TASK ITEM:
Lift out all lines below that contain "return".

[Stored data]
/---

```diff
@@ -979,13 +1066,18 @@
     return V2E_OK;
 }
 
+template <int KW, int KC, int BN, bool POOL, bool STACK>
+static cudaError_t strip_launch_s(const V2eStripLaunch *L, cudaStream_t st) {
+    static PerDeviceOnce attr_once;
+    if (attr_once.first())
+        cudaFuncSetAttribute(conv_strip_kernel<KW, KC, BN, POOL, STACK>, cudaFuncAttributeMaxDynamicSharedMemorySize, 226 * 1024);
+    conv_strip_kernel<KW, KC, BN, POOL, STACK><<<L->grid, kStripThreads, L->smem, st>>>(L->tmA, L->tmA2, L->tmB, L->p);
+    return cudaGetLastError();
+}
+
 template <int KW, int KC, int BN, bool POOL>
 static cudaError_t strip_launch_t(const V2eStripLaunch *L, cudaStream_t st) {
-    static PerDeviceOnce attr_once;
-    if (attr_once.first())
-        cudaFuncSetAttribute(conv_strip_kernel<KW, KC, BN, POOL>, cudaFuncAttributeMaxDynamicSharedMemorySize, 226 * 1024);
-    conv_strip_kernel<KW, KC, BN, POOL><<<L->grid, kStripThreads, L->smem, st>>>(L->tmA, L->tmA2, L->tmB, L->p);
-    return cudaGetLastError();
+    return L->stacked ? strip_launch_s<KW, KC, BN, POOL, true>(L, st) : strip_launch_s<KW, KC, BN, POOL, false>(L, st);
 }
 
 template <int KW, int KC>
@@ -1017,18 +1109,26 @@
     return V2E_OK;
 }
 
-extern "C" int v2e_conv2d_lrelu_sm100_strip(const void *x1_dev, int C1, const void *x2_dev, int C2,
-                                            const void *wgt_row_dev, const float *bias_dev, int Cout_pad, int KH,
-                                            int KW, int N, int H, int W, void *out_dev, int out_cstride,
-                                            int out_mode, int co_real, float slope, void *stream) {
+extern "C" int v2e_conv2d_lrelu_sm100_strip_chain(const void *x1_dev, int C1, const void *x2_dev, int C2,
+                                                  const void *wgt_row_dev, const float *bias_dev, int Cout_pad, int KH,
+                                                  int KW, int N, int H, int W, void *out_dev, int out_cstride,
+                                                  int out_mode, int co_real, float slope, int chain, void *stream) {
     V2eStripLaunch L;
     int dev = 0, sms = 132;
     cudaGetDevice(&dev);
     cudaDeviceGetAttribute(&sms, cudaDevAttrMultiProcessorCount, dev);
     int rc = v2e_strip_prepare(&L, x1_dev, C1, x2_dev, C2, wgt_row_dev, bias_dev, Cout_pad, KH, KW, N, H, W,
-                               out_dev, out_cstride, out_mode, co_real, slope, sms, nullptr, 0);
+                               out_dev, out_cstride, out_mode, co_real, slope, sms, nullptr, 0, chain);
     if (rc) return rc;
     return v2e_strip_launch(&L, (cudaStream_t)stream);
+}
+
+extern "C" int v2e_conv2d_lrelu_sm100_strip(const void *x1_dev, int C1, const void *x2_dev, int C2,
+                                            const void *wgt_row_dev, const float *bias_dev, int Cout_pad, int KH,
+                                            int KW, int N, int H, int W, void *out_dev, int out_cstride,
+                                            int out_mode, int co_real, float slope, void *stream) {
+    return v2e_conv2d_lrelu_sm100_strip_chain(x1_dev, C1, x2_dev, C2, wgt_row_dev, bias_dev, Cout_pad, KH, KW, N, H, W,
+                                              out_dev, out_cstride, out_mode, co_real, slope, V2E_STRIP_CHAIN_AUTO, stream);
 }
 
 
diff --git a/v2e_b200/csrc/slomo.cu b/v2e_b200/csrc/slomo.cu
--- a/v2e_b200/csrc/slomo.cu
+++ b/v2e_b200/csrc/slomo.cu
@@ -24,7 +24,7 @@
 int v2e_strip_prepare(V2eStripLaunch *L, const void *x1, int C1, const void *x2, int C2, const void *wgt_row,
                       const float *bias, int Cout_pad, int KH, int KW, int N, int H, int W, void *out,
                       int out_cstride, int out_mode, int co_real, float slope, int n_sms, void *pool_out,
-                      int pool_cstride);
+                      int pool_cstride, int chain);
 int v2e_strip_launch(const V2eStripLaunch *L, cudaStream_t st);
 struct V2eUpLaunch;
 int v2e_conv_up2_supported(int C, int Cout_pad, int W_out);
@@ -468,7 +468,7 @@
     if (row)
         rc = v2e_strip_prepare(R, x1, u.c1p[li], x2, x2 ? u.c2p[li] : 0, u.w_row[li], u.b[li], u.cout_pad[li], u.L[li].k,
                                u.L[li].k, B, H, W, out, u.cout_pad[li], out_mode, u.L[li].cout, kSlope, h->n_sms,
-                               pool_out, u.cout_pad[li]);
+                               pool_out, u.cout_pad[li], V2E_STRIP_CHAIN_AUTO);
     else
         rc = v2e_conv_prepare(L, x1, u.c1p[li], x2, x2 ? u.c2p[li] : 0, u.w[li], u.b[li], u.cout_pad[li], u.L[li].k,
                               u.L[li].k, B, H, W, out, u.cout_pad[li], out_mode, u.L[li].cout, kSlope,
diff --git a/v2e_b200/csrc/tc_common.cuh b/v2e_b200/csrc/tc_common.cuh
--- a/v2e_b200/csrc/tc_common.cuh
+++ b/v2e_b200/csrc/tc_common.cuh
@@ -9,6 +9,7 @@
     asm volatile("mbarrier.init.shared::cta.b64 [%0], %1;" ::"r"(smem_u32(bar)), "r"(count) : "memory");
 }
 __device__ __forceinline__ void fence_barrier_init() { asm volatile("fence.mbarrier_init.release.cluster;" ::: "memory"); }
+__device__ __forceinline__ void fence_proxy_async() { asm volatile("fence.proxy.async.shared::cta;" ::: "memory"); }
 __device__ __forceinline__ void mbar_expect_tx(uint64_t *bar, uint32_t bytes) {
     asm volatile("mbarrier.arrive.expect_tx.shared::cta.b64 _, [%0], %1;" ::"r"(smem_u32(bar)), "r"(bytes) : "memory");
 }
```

\---

SOLUTION TO THE EXERCISE:
     return V2E_OK;
+    return cudaGetLastError();
-    return cudaGetLastError();
+    return L->stacked ? strip_launch_s<KW, KC, BN, POOL, true>(L, st) : strip_launch_s<KW, KC, BN, POOL, false>(L, st);
     return V2E_OK;
     if (rc) return rc;
     return v2e_strip_launch(&L, (cudaStream_t)stream);
+    return v2e_conv2d_lrelu_sm100_strip_chain(x1_dev, C1, x2_dev, C2, wgt_row_dev, bias_dev, Cout_pad, KH, KW, N, H, W,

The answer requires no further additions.